All of lore.kernel.org
 help / color / mirror / Atom feed
From: David Chinner <dgc@sgi.com>
To: Neil Brown <neilb@suse.de>
Cc: xfs@oss.sgi.com, hch@infradead.org
Subject: Re: XFS and write barriers.
Date: Fri, 23 Mar 2007 16:30:43 +1100	[thread overview]
Message-ID: <20070323053043.GD32602149@melbourne.sgi.com> (raw)
In-Reply-To: <17923.11463.459927.628762@notabene.brown>

On Fri, Mar 23, 2007 at 12:26:31PM +1100, Neil Brown wrote:
> 
> Hi,
>  I have two concerns related to XFS and write barrier support that I'm
>  hoping can be resolved.
> 
> Firstly in xfs_mountfs_check_barriers in fs/xfs/linux-2.6/xfs_super.c,
> it tests ....->queue->ordered to see if that is QUEUE_ORDERED_NONE.
> If it is, then barriers are disabled.
> 
> I think this is a layering violation - xfs really has no business
> looking that deeply into the device.

Except that the device behaviour determines what XFS needs to do
and there used to be no other way to find out.
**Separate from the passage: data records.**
static int prove_impl(mp2g_prover* pr, const uint64_t* const* d_values, const uint64_t* d_circuit_digest,
                      const uint64_t* d_pi_hash, uint64_t* d_caps, uint64_t* d_openings, uint64_t* d_proof);
static int bind_scratch(mp2g_prover* pr) {
  if (pr->shared.empty()) return 0;
  mp2g_ctx* c = pr->ctx;
  if (!pr->counted) { pr->counted = true; c->scratch_users++; }
  size_t total = 0;
  for (auto& e : pr->shared) total += (e.second + 255) & ~(size_t)255;
  if (c->prover_scratch.bytes < total) {
    CK(hipStreamSynchronize(c->stream));
    hipError_t e = c->prover_scratch.alloc(total);
    if (e != hipSuccess) return fail("prover scratch of %zu bytes: %s", total, hipGetErrorString(e));
  }
  if (pr->bound_base == c->prover_scratch.p && pr->bound_total == total) return 0;
  size_t off = 0;
  for (auto& e : pr->shared) {
    e.first->borrow(c->prover_scratch.p + off / sizeof(u64), e.second);
    off += (e.second + 255) & ~(size_t)255;
  }
  pr->bound_base = c->prover_scratch.p;
  pr->bound_total = total;
  pr->drop_graph();
  return 0;
}
int mp2g_prover_prove_dev(mp2g_prover* pr, const uint64_t* const* d_values, const uint64_t* d_circuit_digest,
                          const uint64_t* d_pi_hash, uint64_t* d_caps, uint64_t* d_openings, uint64_t* d_proof) {
  NEED(pr && d_values && d_circuit_digest && d_pi_hash && d_caps && d_openings && d_proof, "prover/pointers");
  NEED(pr->have_pre, "call mp2g_prover_set_preprocessed_dev first");
  { int rcb = bind_scratch(pr); if (rcb) return rcb; }
  if (!pr->graph_on || pr->timing || pr->plain_calls == 0) {
    pr->plain_calls++;
    return prove_impl(pr, d_values, d_circuit_digest, d_pi_hash, d_caps, d_openings, d_proof);
  }
  const void* key[12] = {d_circuit_digest, d_pi_hash, d_caps, d_openings, d_proof};
  for (uint32_t o = 1; o < pr->P.n_oracles && o < 8; o++) key[4 + o] = d_values[o - 1];
  hipStream_t s = pr->ctx->stream;
  if (pr->gexec && memcmp(key, pr->gkey, sizeof key) == 0 && pr->ggen == pr->ctx->ntt.generation) {
    CK(hipGraphLaunch(pr->gexec, s));
    return 0;
  }
  pr->drop_graph();
  hipGraph_t g = nullptr;
  if (pr->quotient)
    CK(pr->ctx->ntt.ensure_scratch((size_t)pr->B * pr->P.zs_count * ((size_t)8 << pr->P.log_n)));
  for (uint32_t o = 1; o < pr->P.n_oracles; o++) CK(pr->ctx->ntt.ensure_scratch((size_t)pr->B * pr->P.oracle_w[o] << pr->P.log_n));
  const u64 gen0 = pr->ctx->ntt.generation;
  CK(hipStreamBeginCapture(s, hipStreamCaptureModeThreadLocal));
  int rc = prove_impl(pr, d_values, d_circuit_digest, d_pi_hash, d_caps, d_openings, d_proof);
  hipError_t e = hipStreamEndCapture(s, &g);
  if (!rc && e == hipSuccess && pr->ctx->ntt.generation != gen0) {
    if (g) (void)hipGraphDestroy(g);
    return fail("graph capture: an NTT buffer was reallocated inside the capture");
  }
  if (rc || e != hipSuccess) {
    if (g) (void)hipGraphDestroy(g);
    return rc ? rc : fail("graph capture: %s", hipGetErrorString(e));
  }
  e = hipGraphInstantiate(&pr->gexec, g, nullptr, nullptr, 0);
  (void)hipGraphDestroy(g);
  if (e != hipSuccess) { pr->gexec = nullptr; return fail("hipGraphInstantiate: %s", hipGetErrorString(e)); }
  memcpy(pr->gkey, key, sizeof key);
  pr->ggen = gen0;
  CK(hipGraphLaunch(pr->gexec, s));
  return 0;
}
int mp2g_prover_enable_graph(mp2g_prover* pr, int on) {
  NEED(pr, "prover");
  pr->graph_on = on != 0;
  if (!on) pr->drop_graph();
  return 0;
}
static int prove_impl(mp2g_prover* pr, const uint64_t* const* d_values, const uint64_t* d_circuit_digest,
                      const uint64_t* d_pi_hash, uint64_t* d_caps, uint64_t* d_openings, uint64_t* d_proof) {
  mp2g_ctx* c = pr->ctx;
  hipStream_t s = c->stream;
  const mp2g_fri_params& P = pr->P;
  const uint32_t B = pr->B, V = P.variant;
  const u64 n = (u64)1 << P.log_n, N = n << P.rate_bits;
  const size_t capw = pr->L.capw, LW = pr->levels_words;
  ChState* st = (ChState*)pr->ch.p;
  u64* chal = pr->chal.p;
  const u64 caps_b = P.n_oracles * capw;

  STAGE_MARK(pr, 0);
  if (pr->pi_row >= 0)
    CK(bind_public_inputs(s, B, (u64*)d_values[0], (u64)P.oracle_w[1] * n, n, (u32)pr->pi_row, (const u64*)d_pi_hash));
  if (pr->wcheck) {
    CK(hipMemsetAsync(pr->wflags.p, 0, B * sizeof(u32), s));
    if (pr->gates.n_gates)
      CK(gate_check(s, B, pr->gates, pr->pre_values.p, (const u64*)d_values[0], (u64)P.oracle_w[1] * n, n, (const u64*)d_pi_hash,
                    (u32*)pr->wflags.p));
  }
  CK(challenger_init(s, st, B));
  CK(challenger_step(s, V, st, B, (const u64*)d_circuit_digest, 0, 4, chal, 8, 0));
  CK(challenger_step(s, V, st, B, (const u64*)d_pi_hash, 4, 4, chal, 8, 0));
  CK(copy_rows(s, B, pr->levels[0].p + LW - capw, 0, (u64*)d_caps, caps_b, (u32)capw));
  for (uint32_t o = 1; o < P.n_oracles; o++) {
    const u64* vals = (const u64*)d_values[o - 1];
    if (o == 2 && pr->num_routed) {
      CK(zpp_compute(s, B, (const u64*)d_values[0], (u64)P.oracle_w[1] * n, pr->pre_values.p + (u64)(P.oracle_w[0] - pr->num_routed) * n,
                     P.log_n, pr->num_routed, pr->degree, pr->bg.p, pr->bg.p + P.zs_count, 8, P.zs_count, pr->ptab.p, pr->chunk_q.p,
                     pr->zs_values.p, (u64)P.oracle_w[2] * n));
      if (pr->lookups.n_luts) {
        CK(lookup_table_polys(s, B, pr->lookups, pr->bg.p, 8, P.zs_count, pr->lut_eval.p));
        CK(lookup_polys(s, B, pr->lookups, (const u64*)d_values[0], (u64)P.oracle_w[1] * n, P.log_n, pr->bg.p, 8, P.zs_count,
                        pr->zs_values.p + (u64)P.zs_count * (pr->num_routed / pr->degree) * n, (u64)P.oracle_w[2] * n, pr->lut_eval.p,
                        pr->wcheck ? (u32*)pr->wflags.p : nullptr));
      }
      vals = pr->zs_values.p;
      if (pr->wcheck)
        CK(zpp_wrap_check(s, B, pr->chunk_q.p, pr->zs_values.p, (u64)P.oracle_w[2] * n, P.log_n, pr->num_routed / pr->degree, P.zs_count,
                          (u32*)pr->wflags.p));
    }
    if (o == 3 && pr->quotient) {
      const u32 nc = P.zs_count;
      CK(alpha_powers(s, B, pr->alphas.p, 2, nc, pr->apw.p));
      if (pr->gates.n_gates)
        CK(gate_constraints_lde(s, B, pr->gates, pr->values[0].p, pr->values[1].p, (u64)P.oracle_w[1] * N, P.log_n + 3, pr->apw.p, nc,
                                (const u64*)d_pi_hash, pr->qvals.p));
      if (pr->lookups.n_luts)
        CK(quotient_lookup_values(s, B, pr->lookups, pr->values[0].p, pr->gates.num_selectors, pr->values[1].p, (u64)P.oracle_w[1] * N,
                                  pr->values[2].p, (u64)P.oracle_w[2] * N, nc * (pr->num_routed / pr->degree), P.log_n, pr->bg.p, 8,
                                  pr->lut_eval.p, pr->alphas.p, 2, nc, pr->qvals.p));
      CK(quotient_perm_values(s, B, pr->values[1].p, (u64)P.oracle_w[1] * N, pr->values[0].p + (u64)(P.oracle_w[0] - pr->num_routed) * N,
                              pr->values[2].p, (u64)P.oracle_w[2] * N, P.log_n, pr->num_routed, pr->degree, pr->bg.p, 8,
                              pr->apw.p, MP2G_MAX_GATE_CONSTRAINTS, nc, pr->gates.n_gates != 0, pr->ptab.p, pr->qtab.p, pr->qvals.p));
      CK(c->ntt.run(pr->qvals.p, pr->coeffs[3].p, P.log_n + 3, B * nc, 0, N, N, true, nullptr, false));
      CK(c->ntt.scale_table(pr->coeffs[3].p, P.log_n + 3, B * nc, pr->qtab.p + quotient_unshift_offset(P.log_n)));
      CK(commit_oracle_coeffs(pr, 3, B));
    } else {
      NEED(vals, "d_values[o]");
      CK(commit_oracle(pr, o, vals, B));
    }
    u64* cap_dst = (u64*)d_caps + o * capw;
    CK(copy_rows(s, B, pr->levels[o].p + LW - capw, LW, cap_dst, caps_b, (u32)capw));
    const uint32_t nch = P.zs_count >= 1 && P.zs_count <= 2 ? P.zs_count : 2;
    const uint32_t n_get = plonk_challenges_after_cap(o, nch, pr->lookups.n_luts != 0);
    u64* dst = chal;
    u64 dst_stride = 8;
    if (pr->num_routed && o == 1) { dst = pr->bg.p; dst_stride = 8; }
    if (pr->num_routed && o == 2) { dst = pr->alphas.p; dst_stride = 2; }
    CK(challenger_step(s, V, st, B, cap_dst, caps_b, (u32)capw, dst, dst_stride, n_get));
    if (o <= 3) STAGE_MARK(pr, o);
  }
  if (P.n_oracles < 4) for (uint32_t o = P.n_oracles; o <= 3; o++) STAGE_MARK(pr, o);
  CK(challenger_step(s, V, st, B, chal, 0, 0, pr->zeta.p, 2, 2));

  FriShape sh = fri_shape(P);
  for (uint32_t o = 0; o < P.n_oracles; o++) {
    OracleRef& r = sh.o[o];
    r.coeffs = pr->coeffs[o].p; r.values = pr->values[o].p; r.levels = pr->levels[o].p;
    r.coeff_bstride = o ? (u64)r.w * n : 0;
    r.value_bstride = o ? (u64)r.w * N : 0;
    r.level_bstride = o ? LW : 0;
  }
  CK(fri_openings(s, sh, B, pr->zeta.p, 2, pr->zpw.p, (u64*)d_openings));
  CK(challenger_step(s, V, st, B, (const u64*)d_openings, 2 * pr->n_open, (u32)(2 * pr->n_open), chal, 8, 0));
  STAGE_MARK(pr, 4);
  int rc = fri_tail(pr, sh, st, (u64*)d_proof);
  if (rc) return rc;
  STAGE_MARK(pr, 7);
  return 0;
}
int mp2g_prover_set_lookups(mp2g_prover* pr, const mp2g_lookup* luts, uint32_t n_luts) {
  NEED(pr && pr->quotient, "call mp2g_prover_enable_quotient first");
  NEED(n_luts <= MP2G_MAX_LUTS, "at most MP2G_MAX_LUTS lookup tables");
  const mp2g_fri_params& P = pr->P;
  LookupDev L{};
  if (!n_luts) {
    NEED(P.num_lookup_polys == 0, "params.num_lookup_polys != 0 needs lookup tables");
    pr->lookups = L;
    pr->gates.num_lookup_selectors = 0;
    pr->drop_graph();
    return 0;
  }
  NEED(luts && pr->gates.n_gates, "luts; call mp2g_prover_set_gates first");
  lookup_geometry(pr->num_routed, pr->degree, L);
  NEED(L.lu_degree >= 1 && L.num_lu_slots <= 40 && L.num_lut_slots >= 1, "slot geometry (num_routed <= 80, degree >= 2)");
  NEED(P.num_lookup_polys == L.num_sldc + 1, "params.num_lookup_polys must be ceil((num_routed/2) / (degree-1)) + 1");
  NEED(P.oracle_w[1] >= 3 * L.num_lut_slots && P.oracle_w[1] >= 2 * L.num_lu_slots, "wires");
  const uint32_t n_sel = 4 + n_luts, num_constants = P.oracle_w[0] - pr->num_routed;
  NEED(pr->gates.num_selectors + n_sel <= num_constants, "the constants must hold 4 + n_luts lookup selectors after the selectors");
  const uint64_t n = (uint64_t)1 << P.log_n;
  for (uint32_t r = 0; r < n_luts; r++) {
    const mp2g_lookup& u = luts[r];
    NEED(u.table && u.table_len >= 1 && u.table_len <= 65536, "table");
    NEED(u.last_lu_row < u.last_lut_row && u.last_lut_row <= u.first_lut_row && (uint64_t)u.first_lut_row + 1 < n, "lookup rows");
    NEED((uint64_t)(u.first_lut_row - u.last_lut_row + 1) * L.num_lut_slots >= u.table_len, "the table does not fit its LookupTableGate rows");
  }
  pr->drop_graph();
  pr->lookups = LookupDev{};
  pr->gates.num_lookup_selectors = 0;
  { int rc = lookup_upload(pr->ctx->stream, luts, n_luts, pr->lut_tables, L); if (rc) return rc; }
  CK(pr->lut_eval.alloc((size_t)pr->Bcap * P.zs_count * MP2G_MAX_LUTS * sizeof(u64)));
  {
    std::vector<u32> index;
    pr->lut_inputs_unique = lut_build_index(luts, n_luts, index);
    CK(pr->lut_index.alloc(index.size() * sizeof(u32)));
    CK(hipMemcpy(pr->lut_index.p, index.data(), index.size() * sizeof(u32), hipMemcpyHostToDevice));
  }
  pr->lookups = L;
  pr->gates.num_lookup_selectors = n_sel;
  const char* msg = gate_table_check(pr->gates, num_constants, P.oracle_w[1]);
  if (msg) { pr->lookups = LookupDev{}; pr->gates.num_lookup_selectors = 0; return fail("invalid gate table with lookups: %s", msg); }
  pr->drop_graph();
  return 0;
}
int mp2g_prover_lookup_wires_dev(mp2g_prover* pr, const uint32_t* n_lookups, uint64_t* d_wires, uint32_t batch) {
  NEED(pr && n_lookups && d_wires && batch >= 1, "prover / n_lookups / wires / batch");
  const LookupDev& D = pr->lookups;
  NEED(D.n_luts, "call mp2g_prover_set_lookups first");
  NEED(pr->lut_inputs_unique, "a lookup table holds an input twice: its multiplicities are not defined");
  LutIndex L{};
  L.n_luts = D.n_luts; L.lu_slots = D.num_lu_slots; L.lut_slots = D.num_lut_slots;
  for (uint32_t t = 0; t < D.n_luts; t++) {
    NEED((uint64_t)n_lookups[t] <= (uint64_t)(D.last_lut_row[t] - D.last_lu_row[t]) * D.num_lu_slots, "n_lookups exceeds the table's LookupGate slots");
    L.last_lu_row[t] = D.last_lu_row[t]; L.last_lut_row[t] = D.last_lut_row[t]; L.first_lut_row[t] = D.first_lut_row[t];
    L.table_len[t] = D.table_len[t]; L.n_lookups[t] = n_lookups[t];
    L.table[t] = D.table[t];
    L.index[t] = (const u32*)pr->lut_index.p + (size_t)t * LUT_INPUTS;
  }
  const u64 n = (u64)1 << pr->P.log_n;
  CK(lookup_wires_launch(pr->ctx->stream, L, (u64*)d_wires, batch, (u64)pr->P.oracle_w[1] * n, n, 1));
  return 0;
}
int mp2g_prover_bind_public_inputs(mp2g_prover* pr, int64_t row) {
  NEED(pr, "prover");
  NEED(row < (int64_t)1 << pr->P.log_n, "row < 2^log_n");
  NEED(pr->P.n_oracles >= 2 && pr->P.oracle_w[1] >= 4, "needs a wires oracle of at least 4 columns");
  pr->pi_row = row < 0 ? -1 : row;
  pr->drop_graph();
  return 0;
}
int mp2g_prover_set_active(mp2g_prover* pr, uint32_t n) {
  NEED(pr && n >= 1 && n <= pr->Bcap, "1 <= n <= the batch the prover was created for");
  if (n != pr->B) pr->drop_graph();
  pr->B = n;
  return 0;
}
int mp2g_prover_enable_witness_check(mp2g_prover* pr, int on) {
  NEED(pr && pr->num_routed, "call mp2g_prover_enable_permutation first");
  if (on && !pr->wflags.p) CK(pr->wflags.alloc((size_t)pr->Bcap * sizeof(u32)));
  pr->wcheck = on != 0;
  pr->drop_graph();
  return 0;
}
int mp2g_prover_witness_check_enabled(const mp2g_prover* pr) { return pr && pr->wcheck ? 1 : 0; }
int mp2g_prover_witness_status(mp2g_prover* pr, uint32_t* flags) {
  NEED(pr && pr->wcheck, "call mp2g_prover_enable_witness_check first");
  std::vector<uint32_t> h(pr->B);
  CK(hipMemcpyAsync(h.data(), pr->wflags.p, pr->B * sizeof(u32), hipMemcpyDeviceToHost, pr->ctx->stream));
  CK(hipStreamSynchronize(pr->ctx->stream));
  if (flags) memcpy(flags, h.data(), pr->B * sizeof(u32));
  for (uint32_t b = 0; b < pr->B; b++)
    if (h[b])
      return fail("invalid witness: proof %u of the batch violates%s%s%s", b, (h[b] & 1) ? " a copy constraint" : "",
                  (h[b] & 2) ? " a gate constraint" : "", (h[b] & 4) ? " the lookup argument" : "");
  return 0;
}
}
namespace mp2g { int prover_flags_to_host_async(mp2g_prover* pr, uint32_t* h_dst); }
int mp2g::prover_flags_to_host_async(mp2g_prover* pr, uint32_t* h_dst) {
  NEED(pr && pr->wcheck && h_dst, "prover with the witness check on / destination");
  CK(hipMemcpyAsync(h_dst, pr->wflags.p, pr->B * sizeof(u32), hipMemcpyDeviceToHost, pr->ctx->stream));
  return 0;
}
extern "C" {
int mp2g_prover_enable_timing(mp2g_prover* pr, int on) {
  NEED(pr, "prover");
  if (on)
    for (hipEvent_t& e : pr->ev)
      if (!e) CK(hipEventCreate(&e));
  pr->timing = on != 0;
  return 0;
}
int mp2g_prover_stage_ms(mp2g_prover* pr, float out[MP2G_N_STAGES]) {
  NEED(pr && out, "prover/out");
  NEED(pr->timing, "call mp2g_prover_enable_timing first");
  CK(hipStreamSynchronize(pr->ctx->stream));
  for (int i = 0; i < MP2G_N_STAGES; i++) CK(hipEventElapsedTime(&out[i], pr->ev[i], pr->ev[i + 1]));
  return 0;
}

Christoph, any reason for needing this check anymore? I can't see
any particular reason for needing to do this as __make_request()
will check it for us when we test now.

> I think this test should just be removed and the xfs_barrier_test
> should be the main mechanism for seeing if barriers work.

Yup.

> Secondly, if a barrier write fails due to EOPNOTSUPP, it should be
> retried without the barrier (after possibly waiting for dependant
> requests to complete).  This is what other filesystems do, but I
> cannot find the code in xfs which does this.

XFS doesn't handle this - I was unaware that the barrier status of the
underlying block device could change....

OOC, when did this behaviour get introduced?

> The approach taken by xfs_barrier_test seems to suggest that xfs does
> do this... could someone please point me to the code ?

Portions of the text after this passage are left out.